Top of Information
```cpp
static WgradPlan wgrad_plan(const coma_conv_desc* d, const coma_tensor* x, const coma_tensor* dy) {
  WgradPlan pl{};
  pl.ok = false;
  const bool f32 = x->dtype == COMA_F32 && dy->dtype == COMA_F32;
  if (!f32 && (x->dtype != COMA_BF16 || dy->dtype != COMA_BF16)) return pl;
  if (d->ksize != 3 && d->ksize != 1) return pl;
  if ((long)t_vox(x) * x->ld >= (1L << 31) || (long)t_vox(dy) * dy->ld >= (1L << 31)) return pl;
  if (d->form == 1 && d->stride != 2) return pl;
  WgradP2& p = pl.p;
  p.dyp = dy->data; p.ldn = (int)dy->ld; p.sbn = dy->sb;
  p.xp = x->data; p.ldc = (int)x->ld; p.sbc = x->sb;
  p.N = dy->C; p.C = x->C;
  const coma_tensor* dn = d->form == 0 ? dy : x;
  const coma_tensor* ga = d->form == 0 ? x : dy;
  p.Mz = dn->D; p.My = dn->H; p.Mx = dn->W; p.Gz = ga->D; p.Gy = ga->H; p.Gx = ga->W;
  p.k = d->ksize; p.stride = d->stride; p.pad = d->pad;
  const int vq = f32 ? 4 : 8;
  p.vec_n = dy->ld % vq == 0 && dy->sb % vq == 0 && (!dy->data || aligned16(dy->data));
  p.vec_c = x->ld % vq == 0 && x->sb % vq == 0 && (!x->data || aligned16(x->data));
  pl.tn = (dy->C > 32 && !(x->C > 32 && x->C > dy->C)) ? 2 : 1;
  pl.tc = (pl.tn == 1 && x->C > 32) ? 2 : 1;
  if (f32) pl.tn = pl.tc = 1;
  const int gch = d->form == 0 ? x->C : dy->C;
  const int esz = f32 ? 4 : 2, ppc = f32 ? 4 : 8, maxp = f32 ? ((gch >= 32 && d->ksize == 3) ? 21 : 24) : 20;
  p.cp = 32; p.pg = 128;
  if (f32 && gch < 32) { p.cp = 1; while (p.cp < gch) p.cp <<= 1; p.pg = (p.cp < 4 ? 4 : p.cp) * 4; }
  if (f32 && !(p.vec_n && p.vec_c)) return pl;
  const int cdb = 32 * (d->form == 0 ? pl.tn : pl.tc), cgb = f32 ? p.pg / 4 : 32 * (d->form == 0 ? pl.tc : pl.tn);
  bool fits = false;
  for (int budget = d->stride == 1 ? 8 : 6; budget >= 4 && !fits; --budget) {
    int lx = ilog2_ceil(p.Mx); if (lx > 5) lx = 5;
    if (d->stride == 2 && lx > 4) lx = 4;
    if (lx > budget) lx = budget;
    int rem = budget - lx;
    int ly = ilog2_ceil(p.My); if (ly > (rem + 1) / 2) ly = (rem + 1) / 2;
    rem -= ly;
    int lz = ilog2_ceil(p.Mz); if (lz > rem) lz = rem;
    while (lx + ly + lz < 4) ++lx;
    p.lx = lx; p.ly = ly; p.lz = lz;
    pl.TM = 1 << (lx + ly + lz);
    p.hz = ((1 << lz) - 1) * p.stride + p.k; p.hy = ((1 << ly) - 1) * p.stride + p.k; p.hx = ((1 << lx) - 1) * p.stride + p.k;
    pl.lds = (size_t)pl.TM * cdb * esz + (size_t)p.hz * p.hy * p.hx * cgb * esz + (f32 ? 1024 : 0);
    fits = pl.lds <= 160 * 1024 && pl.TM * (cdb / ppc) + p.hz * p.hy * p.hx * (cgb / ppc) <= 256 * maxp;
  }
  if (!fits) return pl;
  p.ntx = (p.Mx + (1 << p.lx) - 1) >> p.lx; p.nty = (p.My + (1 << p.ly) - 1) >> p.ly; p.ntz = (p.Mz + (1 << p.lz) - 1) >> p.lz;
  p.tiles_total = p.ntx * p.nty * ((p.ntz + 7) / 8) * 8;
  p.m_hx = (unsigned)((1ull << 32) / (unsigned)p.hx) + 1u;
  p.m_hxy = (unsigned)((1ull << 32) / (unsigned)(p.hx * p.hy)) + 1u;
  p.cblocks = (p.C + 32 * pl.tc - 1) / (32 * pl.tc);
  const int pairs = ((p.N + 32 * pl.tn - 1) / (32 * pl.tn)) * p.cblocks;
  int chunks = 256 / (pairs * x->B);
  if (pairs * x->B >= 64 && (long)p.Mz * p.My * p.Mx <= 1024) chunks = 1;
  if (chunks < 1) chunks = 1;
  if (chunks > p.tiles_total) chunks = p.tiles_total;
  p.tiles_per_block = (p.tiles_total + chunks - 1) / chunks;
  chunks = (p.tiles_total + p.tiles_per_block - 1) / p.tiles_per_block;
  p.plain = chunks == 1 && (d->per_sample_w || x->B == 1);
  if (f32 && p.cp < 8 && d->ksize == 3) p.plain = 0;
  if (f32 && d->ksize == 1) p.plain = 0;
  pl.grid = dim3((unsigned)chunks, (unsigned)pairs, (unsigned)x->B);
  const long taps = (long)d->ksize * d->ksize * d->ksize;
  p.wsb = d->per_sample_w ? taps * p.N * p.C : 0;
  pl.ok = true;
  return pl;
}
// ... 76 lines not shown
```

Baseline: 118.7 volumes/s.

## Ping-pong two warp groups in 3x3x3 wgrad kernel to overlap loads with MFMA

For the K=3, PK=1 weight-gradient kernel, the block grows to 512 threads split into two 256-thread groups, each with its own LDS tile buffer. The groups alternate between staging a tile (global load plus LDS store) and computing MFMA on it, synchronized with duo_barrier, so memory traffic of one group overlaps compute of the other. The two groups' partial accumulators are reduced through LDS before the atomic write-out, and the grid halves its chunk count to compensate. The non-group path now always issues the next tile load early. The cost is double LDS per block (up to 160KB), occupancy 1, and an extra cross-group reduction.

After: 119.3 volumes/s, median of 6. About the same (+0.5%).

```diff
diff --git a/coma_unet_amd/csrc/conv_mfma.hip b/coma_unet_amd/csrc/conv_mfma.hip
--- a/coma_unet_amd/csrc/conv_mfma.hip
+++ b/coma_unet_amd/csrc/conv_mfma.hip
@@ -3040,17 +3040,20 @@
 }
 
 template <int VEC, int OCC, int K, int PK>
-__global__ __launch_bounds__(256, OCC) void conv_mfma_wgrad2_k(Wgrad2P p) {
+__global__ __launch_bounds__(K == 3 && PK == 1 ? 512 : 256, K == 3 && PK == 1 ? 1 : OCC) void conv_mfma_wgrad2_k(Wgrad2P p) {
+  constexpr bool GROUPS = K == 3 && PK == 1;
   constexpr int PADK = (K - 1) / 2;
   constexpr int NTILE = K == 1 ? 1 : (PK == 1 ? 27 : PK == 2 ? 18 : 9), NT = (NTILE + 3) / 4;
   constexpr int TX = 32, TY = 4, TZ = 2, TM = TX * TY * TZ, HX = TX + K - 1, HY = TY + K - 1, HZ = TZ + K - 1, HV = HX * HY * HZ;
   constexpr int NDP = TM * 4, NGP = HV * 4;
   constexpr int DIT = NDP / 256, GIT = (NGP + 255) / 256;
+  constexpr int IMG = (TM + HV + 1) * 64;
   extern __shared__ __attribute__((aligned(16))) char smem[];
-  char* Dt = smem;
-  char* Gt = smem + TM * 64;
-  const int tid = threadIdx.x, lane = tid & 63;
-  const int wid = __builtin_amdgcn_readfirstlane(tid >> 6);
+  const int wall = __builtin_amdgcn_readfirstlane(threadIdx.x >> 6);
+  const int grp = GROUPS ? wall >> 2 : 0, wid = wall & 3;
+  const int tid = threadIdx.x & 255, lane = tid & 63;
+  char* Dt = smem + grp * IMG;
+  char* Gt = Dt + TM * 64;
   const int b = blockIdx.z;
   const int nb = blockIdx.y / p.cblocks, cb = blockIdx.y % p.cblocks;
   const int n0 = nb * 32, c0 = cb * 32;
@@ -3061,7 +3064,7 @@
   const int chd = tid & ((1 << lgd) - 1), chg = tid & ((1 << lgg) - 1);
   const bool dlive = chd * 8 < chn, glive = chg * 8 < chc;
 
-  for (int i = tid; i < NDP + NGP; i += 256) reinterpret_cast<uint4*>(smem)[i] = make_uint4(0, 0, 0, 0);
+  for (int i = tid; i < NDP + NGP; i += 256) reinterpret_cast<uint4*>(Dt)[i] = make_uint4(0, 0, 0, 0);
 
   f32x16_t acc[NT];
 #pragma unroll
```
Bottom of Information
Your assignment -
What lines above contain "taps"? Copy them out.

Finished task -
  const long taps = (long)d->ksize * d->ksize * d->ksize;
  p.wsb = d->per_sample_w ? taps * p.N * p.C : 0;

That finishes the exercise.